- [ASSIGNMENT] This exercise asks for a copy of each line in the records below with the word "hipMemcpyHostToDevice" in it.

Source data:
------------------------------------

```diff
@@ -1558,8 +1606,9 @@
 }
 
 int vote_view(Ctx* c, const gsx_camera* cam, const void* seg, int seg_dtype, int seg_w, int seg_h, int img_w, int img_h) {
-    const int rc = vote_view_host(c, cam, seg, seg_dtype, seg_w, seg_h, img_w, img_h);
-    return rc ? rc : early_vote_stage(c);
+    int rc = vote_view_host(c, cam, seg, seg_dtype, seg_w, seg_h, img_w, img_h);
+    if (rc || (rc = early_vote_stage(c))) return rc;
+    return early_late_stage(c);
 }
 
 static void launch_pack(Ctx* c, const PackArgs& a, int jobs, int seg_dtype, bool vec, long long cells) {
@@ -1692,14 +1741,14 @@
         (void)hipStreamDestroy(c->stream2);
         c->stream2 = nullptr;
     }
-    for (hipEvent_t* e : {&c->early_maps_ev, &c->early_done_ev, &c->early_up_ev}) {
+    for (hipEvent_t* e : {&c->early_maps_ev, &c->early_done_ev, &c->early_up_ev[0], &c->early_up_ev[1], &c->early_up_ev[2]}) {
         if (*e) (void)hipEventDestroy(*e);
         *e = nullptr;
     }
     if (c->h_early) (void)hipHostFree(c->h_early);
     c->h_early = nullptr;
     c->h_early_cap = 0;
-    for (DevBuf* b : {&c->ecnt, &c->efv, &c->erec, &c->e_views, &c->e_cull}) b->release();
+    for (DevBuf* b : {&c->ecnt, &c->efv, &c->erec, &c->emask, &c->e_views, &c->e_cull}) b->release();
     c->early_state = -1;
 }
 
@@ -1994,16 +2043,19 @@
 
 static int early_upload(Ctx* c, int lo, int hi, int block, int blocks, hipStream_t st, int* dm) {
     const size_t vbytes = sizeof(ViewDesc) * kEarlyPitch, cbytes = sizeof(double) * kEarlyCullDoubles;
+    constexpr int kSlots = 3;
+    const int slot = block % kSlots;
     if (!c->h_early) {
-        GSX_HIP(c, hipHostMalloc(&c->h_early, vbytes + cbytes, hipHostMallocDefault));
-        c->h_early_cap = vbytes + cbytes;
+        GSX_HIP(c, hipHostMalloc(&c->h_early, kSlots * (vbytes + cbytes), hipHostMallocDefault));
+        c->h_early_cap = kSlots * (vbytes + cbytes);
     }
     GSX_HIP(c, c->e_views.ensure(sizeof(ViewDesc) * (size_t)std::max(kEarlyPitch, c->total_views)));
-    GSX_HIP(c, c->e_cull.ensure(cbytes * (size_t)std::max(2, blocks)));
-    if (!c->early_up_ev) GSX_HIP(c, hipEventCreateWithFlags(&c->early_up_ev, hipEventDisableTiming));
-    else GSX_HIP(c, hipEventSynchronize(c->early_up_ev));
-    ViewDesc* hv = static_cast<ViewDesc*>(c->h_early);
-    double* planes = reinterpret_cast<double*>(static_cast<char*>(c->h_early) + vbytes);
+    GSX_HIP(c, c->e_cull.ensure(cbytes * (size_t)std::max(3, blocks)));
+    if (!c->early_up_ev[slot]) GSX_HIP(c, hipEventCreateWithFlags(&c->early_up_ev[slot], hipEventDisableTiming));
+    else GSX_HIP(c, hipEventSynchronize(c->early_up_ev[slot]));
+    char* stage = static_cast<char*>(c->h_early) + (size_t)slot * (vbytes + cbytes);
+    ViewDesc* hv = reinterpret_cast<ViewDesc*>(stage);
+    double* planes = reinterpret_cast<double*>(stage + vbytes);
     std::memset(planes, 0, cbytes);
     const long long base = (long long)reinterpret_cast<uintptr_t>(c->segpool.p);
     bool simple = true, coarse = true;
@@ -2020,7 +2072,7 @@
     *dm = !simple ? kDivFlat : (coarse && c->opt_seg_coarse ? (c->opt_filter_project ? kDivFiltCoarse : kDivFlatCoarse) : kDivFlatSimple);
     if (hi > lo) GSX_HIP(c, hipMemcpyAsync(c->e_views.as<ViewDesc>() + lo, hv, sizeof(ViewDesc) * (size_t)(hi - lo), hipMemcpyHostToDevice, st));
     GSX_HIP(c, hipMemcpyAsync(c->e_cull.as<double>() + (size_t)block * kEarlyCullDoubles, planes, cbytes, hipMemcpyHostToDevice, st));
-    GSX_HIP(c, hipEventRecord(c->early_up_ev, st));
+    GSX_HIP(c, hipEventRecord(c->early_up_ev[slot], st));
     return GSX_OK;
 }
 
@@ -2053,6 +2105,43 @@
     if (rc) return rc;
     if (!c->early_maps_ev) GSX_HIP(c, hipEventCreateWithFlags(&c->early_maps_ev, hipEventDisableTiming));
     if (!c->early_done_ev) GSX_HIP(c, hipEventCreateWithFlags(&c->early_done_ev, hipEventDisableTiming));
+    return GSX_OK;
+}
+
+static constexpr int kRecordStages = 3;
+static constexpr int kLateTail = kDmaBatch;
+static constexpr int kLateMinViews = 8;
+
+static int launch_record(Ctx* c, int lo, int hi, int block, int dm, const char* name, hipStream_t st) {
+    FusedParams p = early_params(c, lo, hi, block, 1);
+    auto kr = dm == kDivFiltCoarse ? vote_record_kernel<kUnroll, kDivFiltCoarse>
+             : dm == kDivFlatCoarse ? vote_record_kernel<kUnroll, kDivFlatCoarse>
+              : dm == kDivFlatSimple ? vote_record_kernel<kUnroll, kDivFlatSimple>
+                                     : vote_record_kernel<kUnroll, kDivFlat>;
+    unsigned long long* mask = c->emask.as<unsigned long long>() + (size_t)c->early_stages * kMaskWords * (size_t)(c->n_pad / 64);
+    {
+        ProfScope ps(c, name, st);
+        hipLaunchKernelGGL(kr, dim3(grid_for(c->n)), dim3(kBlock), 0, st, p, p.views, c->erec.as<uint8_t>(), c->total_views, lo, mask);
+        GSX_HIP(c, hipGetLastError());
+    }
+    c->early_recorded = hi;
+    ++c->early_stages;
+    return GSX_OK;
+}
+
+static int early_late_stage(Ctx* c) {
+    if (c->early_state != 1 || !c->early_replayed || c->early_stages != 1 || !early_possible(c)) return GSX_OK;
+    const int nv = (int)c->views.size();
+    if (nv != c->total_views - kLateTail || nv - c->early_recorded < kLateMinViews) return GSX_OK;
+    int rc = vote_flush_pending(c);
+    if (rc) return rc;
+    GSX_HIP(c, hipEventRecord(c->early_maps_ev, c->stream));
+    GSX_HIP(c, hipStreamWaitEvent(c->stream2, c->early_maps_ev, 0));
+    int dm = kDivFlat;
+    if ((rc = early_upload(c, c->early_recorded, nv, 1, kRecordStages, c->stream2, &dm))) return rc;
+    if ((rc = launch_record(c, c->early_recorded, nv, 1, dm, "vote_late_record", c->stream2))) return rc;
+    GSX_HIP(c, hipEventRecord(c->early_done_ev, c->stream2));
+    c->early_inflight = true;
     return GSX_OK;
 }
 
@@ -2084,23 +2173,15 @@
         GSX_HIP(c, c->ecnt.ensure(plane + kEarlySlack));
         GSX_HIP(c, c->efv.ensure(plane + kEarlySlack));
     }
-    GSX_HIP(c, c->erec.ensure((size_t)c->n_pad * (size_t)at));
+    GSX_HIP(c, c->erec.ensure((size_t)c->n_pad * (size_t)(c->opt_early_replay ? c->total_views : at)));
+    if (c->opt_early_replay) GSX_HIP(c, c->emask.ensure(sizeof(unsigned long long) * kMaskWords * kRecordStages * (size_t)(c->n_pad / 64)));
     if ((rc = ensure_tally(c))) return rc;
     GSX_HIP(c, hipEventRecord(c->early_maps_ev, c->stream));
     GSX_HIP(c, hipStreamWaitEvent(c->stream2, c->early_maps_ev, 0));
     int dm = kDivFlat;
-    if ((rc = early_upload(c, 0, at, 0, 2, c->stream2, &dm))) return rc;
+    if ((rc = early_upload(c, 0, at, 0, kRecordStages, c->stream2, &dm))) return rc;
     if (c->opt_early_replay) {
-        FusedParams p = early_params(c, 0, at, 0, 1);
-        auto kr = dm == kDivFiltCoarse ? vote_record_kernel<kUnroll, kDivFiltCoarse>
-                 : dm == kDivFlatCoarse ? vote_record_kernel<kUnroll, kDivFlatCoarse>
-                  : dm == kDivFlatSimple ? vote_record_kernel<kUnroll, kDivFlatSimple>
-                                         : vote_record_kernel<kUnroll, kDivFlat>;
-        {
-            ProfScope ps(c, "vote_early_record", c->stream2);
-            hipLaunchKernelGGL(kr, dim3(grid_for(c->n)), dim3(kBlock), 0, c->stream2, p, p.views, c->erec.as<uint8_t>());
-            GSX_HIP(c, hipGetLastError());
-        }
+        if ((rc = launch_record(c, 0, at, 0, dm, "vote_early_record", c->stream2))) return rc;
         GSX_HIP(c, hipEventRecord(c->early_done_ev, c->stream2));
         c->early_inflight = true;
         c->early_done = at;
@@ -2171,24 +2252,24 @@
     int rc = vote_flush_pending(c);
     if (rc) return rc;
     int dm = kDivFlat;
-    if ((rc = early_upload(c, c->early_done, nv, 1, 2, c->stream, &dm))) return rc;
     GSX_HIP(c, c->labels.ensure(sizeof(int) * (size_t)(c->n_pad ? c->n_pad : 1)));
     if (c->early_replayed) {
-        FusedParams pr = early_params(c, c->early_done, nv, 1, 1);
-        const size_t ldsr = (size_t)kBlock * pr.stride_dw * 4;
-        auto kr = dm == kDivFiltCoarse ? vote_fused_replay_kernel<kUnroll, kDivFiltCoarse>
-                 : dm == kDivFlatCoarse ? vote_fused_replay_kernel<kUnroll, kDivFlatCoarse>
-                  : dm == kDivFlatSimple ? vote_fused_replay_kernel<kUnroll, kDivFlatSimple>
-                                         : vote_fused_replay_kernel<kUnroll, kDivFlat>;
-        if ((rc = set_lds(c, kr, ldsr))) return rc;
+        if (nv > c->early_recorded) {
+            const int block = c->early_stages;
+            if ((rc = early_upload(c, c->early_recorded, nv, block, kRecordStages, c->stream, &dm))) return rc;
+            if ((rc = launch_record(c, c->early_recorded, nv, block, dm, "vote_late_record", c->stream))) return rc;
+        }
+        const size_t ldsr = (size_t)(kBlock / 64) * ((c->bins + 3) / 4 + 1) * 256;
+        if ((rc = set_lds(c, vote_replay_kernel, ldsr))) return rc;
         if ((rc = early_join(c))) return rc;
-        if ((c->opt_ablate >> 4) & 2) pr.nviews = 0;
         ProfScope ps(c, "vote_fused_replay");
-        hipLaunchKernelGGL(kr, dim3(grid_for(c->n)), dim3(kBlock), ldsr, c->stream, pr, pr.views, c->erec.as<uint8_t>(), c->early_done,
-                           c->labels.as<int>());
+        hipLaunchKernelGGL(vote_replay_kernel, dim3(grid_for(c->n)), dim3(kBlock), ldsr, c->stream, (long long)c->n, c->bins, c->opt_xcd_swizzle,
+                           c->sorted ? c->perm.as<uint32_t>() : nullptr, c->erec.as<uint8_t>(), c->total_views,
+                           c->emask.as<unsigned long long>(), (long long)kMaskWords * (c->n_pad / 64), c->early_stages, c->labels.as<int>());
         GSX_HIP(c, hipGetLastError());
         return GSX_OK;
     }
+    if ((rc = early_upload(c, c->early_done, nv, 1, 2, c->stream, &dm))) return rc;
     FusedParams p = early_params(c, c->early_done, nv, 1, 1);
     const size_t lds = (size_t)(kBlock / 64) * ((c->bins + 3) / 4) * 256;
     constexpr int kRegRows = 38;
@@ -2510,7 +2591,8 @@
     GSX_HIP(c, hipSetDevice(c->device));
     const int nv = (int)c->views.size();
     const bool batched_ok = !c->local_codes && c->opt_batched_counts;
-    if (c->early_state == 1 && early_possible(c) && nv >= c->early_done && nv <= kMaxBatch) {
+    const bool stages_left = !c->early_replayed || nv == c->early_recorded || c->early_stages < kRecordStages;
+    if (c->early_state == 1 && early_possible(c) && nv >= std::max(c->early_done, c->early_recorded) && nv <= kMaxBatch && stages_left) {
         int rc = early_vote_finish(c);
         if (rc) return rc;
         return labels_to_host(c, labels_out);
```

------------------------------------

- [TASK RESULT]
     if (hi > lo) GSX_HIP(c, hipMemcpyAsync(c->e_views.as<ViewDesc>() + lo, hv, sizeof(ViewDesc) * (size_t)(hi - lo), hipMemcpyHostToDevice, st));
     GSX_HIP(c, hipMemcpyAsync(c->e_cull.as<double>() + (size_t)block * kEarlyCullDoubles, planes, cbytes, hipMemcpyHostToDevice, st));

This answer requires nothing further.